(Source records)
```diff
@@ -927,6 +957,42 @@
   c->pend.n = n; c->pend.np = np; c->pend.d = d; c->pend.want_grad = want_grad; c->pend.elem_bytes = elem_bytes;
   c->pend.use_done = use_done;
 }
+
+static int early_t_mode() {
+  static const int v = getenv("GPFIT_EARLY_T") ? atoi(getenv("GPFIT_EARLY_T")) : 1;
+  return v;
+}
+template <typename R>
+struct EarlyT {
+  gpfit_ctx* c;
+  PostJoin<R> pj;
+  int np;
+  hipEvent_t done = nullptr;
+  bool forked = false, joined = false;
+  static int fork(void* arg, hipStream_t s) {
+    EarlyT* e = static_cast<EarlyT*>(arg);
+    gpfit_ctx* c = e->c;
+    const bool t11_on_main = early_t_mode() == 2;
+    if (t11_on_main) GP_TRY(t_in_blocks<R>(1, &c, &e->pj, e->np, s, T_11, c->sk_ws[0]));
+    hipEvent_t ev = side_event(c);
+    e->done = side_event(c);
+    GP_HIP(hipEventRecord(ev, s));
+    GP_HIP(hipStreamWaitEvent(c->side, ev, 0));
+    e->forked = true;
+    GP_TRY(t_in_blocks<R>(1, &c, &e->pj, e->np, c->side, t11_on_main ? T_S : T_EARLY, c->sk_ws[1], true));
+    GP_HIP(hipEventRecord(e->done, c->side));
+    return 0;
+  }
+  int join(hipStream_t s) {
+    if (!forked || joined) return 0;
+    GP_HIP(hipStreamWaitEvent(s, done, 0));
+    joined = true;
+    return 0;
+  }
+  ~EarlyT() {
+    if (forked && !joined) (void)hipStreamSynchronize(c->side);
+  }
+};
 
 int fit_eval_finish(gpfit_ctx* c, double* out_host);
 
@@ -977,6 +1043,8 @@
   const int side_min = async_call ? 0 : side_min_env;
   if (!async_call) GP_TRY(ensure_side_stream(c));
   c->side_ev_next = 0;
+  const bool early_t = early_t_mode() > 0 && blocks && !async_call && !mixed_grad && !reuse_V && c->side != nullptr;
+  EarlyT<R> early{c, post_join_args<R>(c), np};
   if (!reuse_V) {
     c->lv_valid = false; c->lv32_valid = false;
     GP_HIP(hipEventRecord(c->ev_fork, s));
@@ -995,6 +1063,7 @@
     cb.A[0] = RP(c->Kbuf); cb.L[0] = RP(c->Lbuf); cb.Li[0] = RP(c->Libuf); cb.Tmp[0] = RP(c->Tmp); cb.info[0] = c->info + 0;
     cb.A[1] = RP(c->Vbuf); cb.L[1] = RP(c->LVbuf); cb.Li[1] = RP(c->LiVbuf); cb.Tmp[1] = RP(c->TmpV); cb.info[1] = c->info + 1;
     cb.ld = ld; cb.sk_ws = c->sk_ws[0]; cb.ctx = c; cb.side_min = side_min;
+    if (early_t) { cb.top_n = np; cb.top_hook = &EarlyT<R>::fork; cb.top_arg = &early; }
     if (!reuse_V) GP_HIP(hipStreamWaitEvent(s, c->ev_join, 0));
     if (blocks) GP_TRY(potrf_lockstep<R>(cb, 0, np, 0u, s, 1u));
     else GP_TRY(potrf_lockstep<R>(cb, 0, np, 1u, s));
@@ -1010,8 +1079,9 @@
     GP_TRY(demote_for_mixed(c, reuse_V, np, dp, blocks, s, &pf));
     GP_TRY(post_join_list<float>(1, &c, &pf, &th, n, np, &d, &dp, n_rows, n_cols, want_grad, blocks, s, phase));
   } else {
-    const PostJoin<R> pj = post_join_args<R>(c);
-    GP_TRY(post_join_list<R>(1, &c, &pj, &th, n, np, &d, &dp, n_rows, n_cols, want_grad, blocks, s, phase));
+    GP_TRY(early.join(s));
+    GP_TRY(post_join_list<R>(1, &c, &early.pj, &th, n, np, &d, &dp, n_rows, n_cols, want_grad, blocks, s, phase,
+                             early.forked ? T_LATE : T_ALL));
   }
 
   if (lam_m_out) GP_HIP(hipMemcpyAsync(lam_m_out, RP(c->lam_m), (size_t)n * sizeof(R), hipMemcpyDeviceToDevice, s));
```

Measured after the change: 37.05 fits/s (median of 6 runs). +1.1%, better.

• Exercise description: The only acceptable answer is a number: how many lines in the data above hold the word "nullptr".

• Response box: 2